Got a PHP DNS-related problem that I can't figure out:

For some reason, my Apache 2.0.52 / PHP 5.0.3 install doesn't want to let me do DNS lookups in the php code, at least not in the traditional way, but it's also not giving me any hints whatsoever in the log files.  It just fails (very quickly).

But here's the kicker: some of the newer DNS functions are working (and of course, DNS is working everywhere else on the machine).

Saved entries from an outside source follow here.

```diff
+__device__ __forceinline__ void zs_fold_lists(int col_lo, int col_hi, int rpb, const int *r2c, const int *owner, int *__restrict__ frl,
+                                              int *__restrict__ fcl, HopCtl *__restrict__ hc)
+{
+    const int T = blockDim.x;
+    const int c0 = blockIdx.x * T, c1 = min(c0 + T, col_hi - col_lo) - 1;
+    for (int lb = c0 / rpb; lb <= c1 / rpb; lb++) {
+        const int first = (lb * rpb) / T, last = ((lb + 1) * rpb - 1) / T;
+        if (!fold_ticket(&hc->tk_blk[lb], last - first + 1, true)) continue;
+        const int nfr = build_free_list_coh(rpb, r2c + (size_t)lb * rpb, frl + (size_t)lb * rpb, -1);
+        const int nfc = build_free_list_coh(rpb, owner + col_lo + (size_t)lb * rpb, fcl + (size_t)lb * rpb, -1);
+        if (threadIdx.x == 0) {
+            hc->nfr[lb] = nfr;
+            hc->nfc[lb] = nfc;
+            if (lb == 0) hc->left = 0, hc->matched = 0;
+            hc->tk_blk[lb] = 0;
+        }
+    }
+}
+
 __global__ __launch_bounds__(256) void k_zs_assign(int col_lo, int col_hi, int nrows, int row0, unsigned long long *__restrict__ bid,
-                                                   int32_t *__restrict__ pk, int *__restrict__ owner, int *__restrict__ r2c,
-                                                   uint8_t *__restrict__ ob, const int *__restrict__ ctl)
+                                                   int32_t *__restrict__ pk, int *owner, int *r2c,
+                                                   uint8_t *__restrict__ ob, const int *__restrict__ ctl, int fold_rpb = 0,
+                                                   int *__restrict__ frl = nullptr, int *__restrict__ fcl = nullptr,
+                                                   HopCtl *__restrict__ hc = nullptr)
 {
     if (ctl[CTL_FLAG]) return;
     const int j = col_lo + blockIdx.x * blockDim.x + threadIdx.x;
-    if (j >= col_hi) return;
-    const unsigned long long k = bid[j];
-    if (!k) return;
-    const int row = (int)(k & ((1ull << ROW_BITS) - 1)) - 1;
-    const int old = owner[j];
-    if (old >= row0 && old < row0 + nrows) r2c[old - row0] = -1;
-    owner[j] = row;
-    if (row >= row0 && row < row0 + nrows) r2c[row - row0] = j;
-    pk[j] = 1;
-    ob[j] = 1;
-    bid[j] = 0ull;
+    const unsigned long long k = j < col_hi ? bid[j] : 0ull;
+    if (k) {
+        const int row = (int)(k & ((1ull << ROW_BITS) - 1)) - 1;
+        const int old = owner[j];
+        if (old >= row0 && old < row0 + nrows) r2c[old - row0] = -1;
+        owner[j] = row;
+        if (row >= row0 && row < row0 + nrows) r2c[row - row0] = j;
+        pk[j] = 1;
+        ob[j] = 1;
+        bid[j] = 0ull;
+    }
+    if (fold_rpb > 0) zs_fold_lists(col_lo, col_hi, fold_rpb, r2c, owner, frl, fcl, hc);
 }
 
 __global__ __launch_bounds__(1024) void k_hop_lists(int rpb, int ncols_blk, int col_lo, const int *__restrict__ r2c,
@@ -293,16 +372,14 @@
 }
 
 template <typename PT>
-__global__ __launch_bounds__(HOP_FMAX) void k_hop_match(int nrows, int row0, int rpb, int ncols_blk, int col_lo, int max_rows,
-                                                        PT *__restrict__ pk, int *__restrict__ owner, int *__restrict__ r2c,
-                                                        uint8_t *__restrict__ ob, const int *__restrict__ frl,
-                                                        const int *__restrict__ fcl, HopCtl *__restrict__ hc,
-                                                        const int *__restrict__ tab, int *__restrict__ ctl)
+__device__ __forceinline__ void hop_match_block(int nrows, int row0, int rpb, int ncols_blk, int col_lo, int max_rows, PT *__restrict__ pk,
+                                                int *__restrict__ owner, int *__restrict__ r2c, uint8_t *__restrict__ ob,
+                                                const int *__restrict__ frl, const int *__restrict__ fcl, HopCtl *__restrict__ hc,
+                                                const int *__restrict__ tab)
 {
     extern __shared__ uint32_t s_usedr[];
     __shared__ int s_usedc[HOP_FMAX];
     __shared__ int s_key[2][2];
-    if (ctl[CTL_FLAG]) return;
     const int lb = blockIdx.x;
     const int nfr = hc->nfr[lb];
     const int tid = threadIdx.x, lane = tid & 63, w = tid >> 6;
@@ -366,6 +443,56 @@
     }
 }
 
+__device__ __forceinline__ void hop_fold_next(int next, int rpb, int ncols_blk, int col_lo, int gate_n, int gate_max, const int *r2c,
+                                              const int *owner, int *__restrict__ frl, int *__restrict__ fcl, HopCtl *__restrict__ hc)
+{
+    __shared__ int s_hf_go;
+    const int lb = blockIdx.x, tid = threadIdx.x;
+    if (next == 1) {
+        asm volatile("s_waitcnt vmcnt(0)" ::: "memory");
+        __syncthreads();
+        const int nfr = build_free_list_coh(rpb, r2c + (size_t)lb * rpb, frl + (size_t)lb * rpb, -1);
+        const int nfc = build_free_list_coh(ncols_blk, owner + col_lo + (size_t)lb * ncols_blk, fcl + (size_t)lb * ncols_blk, -1);
+        if (tid == 0) hc->nfr[lb] = nfr, hc->nfc[lb] = nfc;
+    }
+    if (!fold_ticket(&hc->tk_match, (int)gridDim.x, next == 2)) return;
+    if (next == 1) {
+        if (tid == 0) {
+            __hip_atomic_store(&hc->left, 0, __ATOMIC_RELAXED, __HIP_MEMORY_SCOPE_AGENT);
+            __hip_atomic_store(&hc->matched, 0, __ATOMIC_RELAXED, __HIP_MEMORY_SCOPE_AGENT);
+            hc->tk_match = 0;
+        }
+        return;
+    }
+    if (tid == 0) {
+        const int left = __hip_atomic_load(&hc->left, __ATOMIC_RELAXED, __HIP_MEMORY_SCOPE_AGENT);
+        s_hf_go = left > 0 && left <= gate_max;
+    }
+    __syncthreads();
+    if (!s_hf_go) {
+        if (tid == 0) hc->nfr[0] = 0, hc->nfc[0] = 0, hc->tk_match = 0;
+        return;
+    }
+    const int nfr = build_free_list_coh(gate_n, r2c, frl, -1);
+    const int nfc = build_free_list_coh(gate_n, owner, fcl, -1);
+    if (tid == 0) {
+        hc->nfr[0] = nfr, hc->nfc[0] = nfc, hc->tk_match = 0;
+        __hip_atomic_store(&hc->left, 0, __ATOMIC_RELAXED, __HIP_MEMORY_SCOPE_AGENT);
+        __hip_atomic_store(&hc->matched, 0, __ATOMIC_RELAXED, __HIP_MEMORY_SCOPE_AGENT);
+    }
+}
+
+template <typename PT>
+__global__ __launch_bounds__(HOP_FMAX) void k_hop_match(int nrows, int row0, int rpb, int ncols_blk, int col_lo, int max_rows, PT *pk,
+                                                        int *owner, int *r2c, uint8_t *ob, int *frl, int *fcl, HopCtl *hc,
+                                                        const int *__restrict__ tab, int *__restrict__ ctl, int next = 0, int gate_n = 0,
+                                                        int gate_max = 0)
+{
+    if (ctl[CTL_FLAG]) return;
+    hop_match_block<PT>(nrows, row0, rpb, ncols_blk, col_lo, max_rows, pk, owner, r2c, ob, frl, fcl, hc, tab);
+    if (next) hop_fold_next(next, rpb, ncols_blk, col_lo, gate_n, gate_max, r2c, owner, frl, fcl, hc);
+}
+
 __global__ void k_zs_owned_bits(int n, const int *__restrict__ owner, int32_t *__restrict__ pk)
 {
     const int j = blockIdx.x * blockDim.x + threadIdx.x;
```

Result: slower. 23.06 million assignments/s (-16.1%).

Here's a quick breakdown:curl_exec - always returns "Couldn't resolve host"

gethostbyname ('bugs.php.net') - always returns the hostname I pass to it (meaning it's failed according to the docs).But these work:checkdnsrr ('bugs.php.net') - returns 1 (true - meaning it found a record).

dns_get_record('bugs.php.net',DNS_ANY) - returns an array with all the proper DNS info.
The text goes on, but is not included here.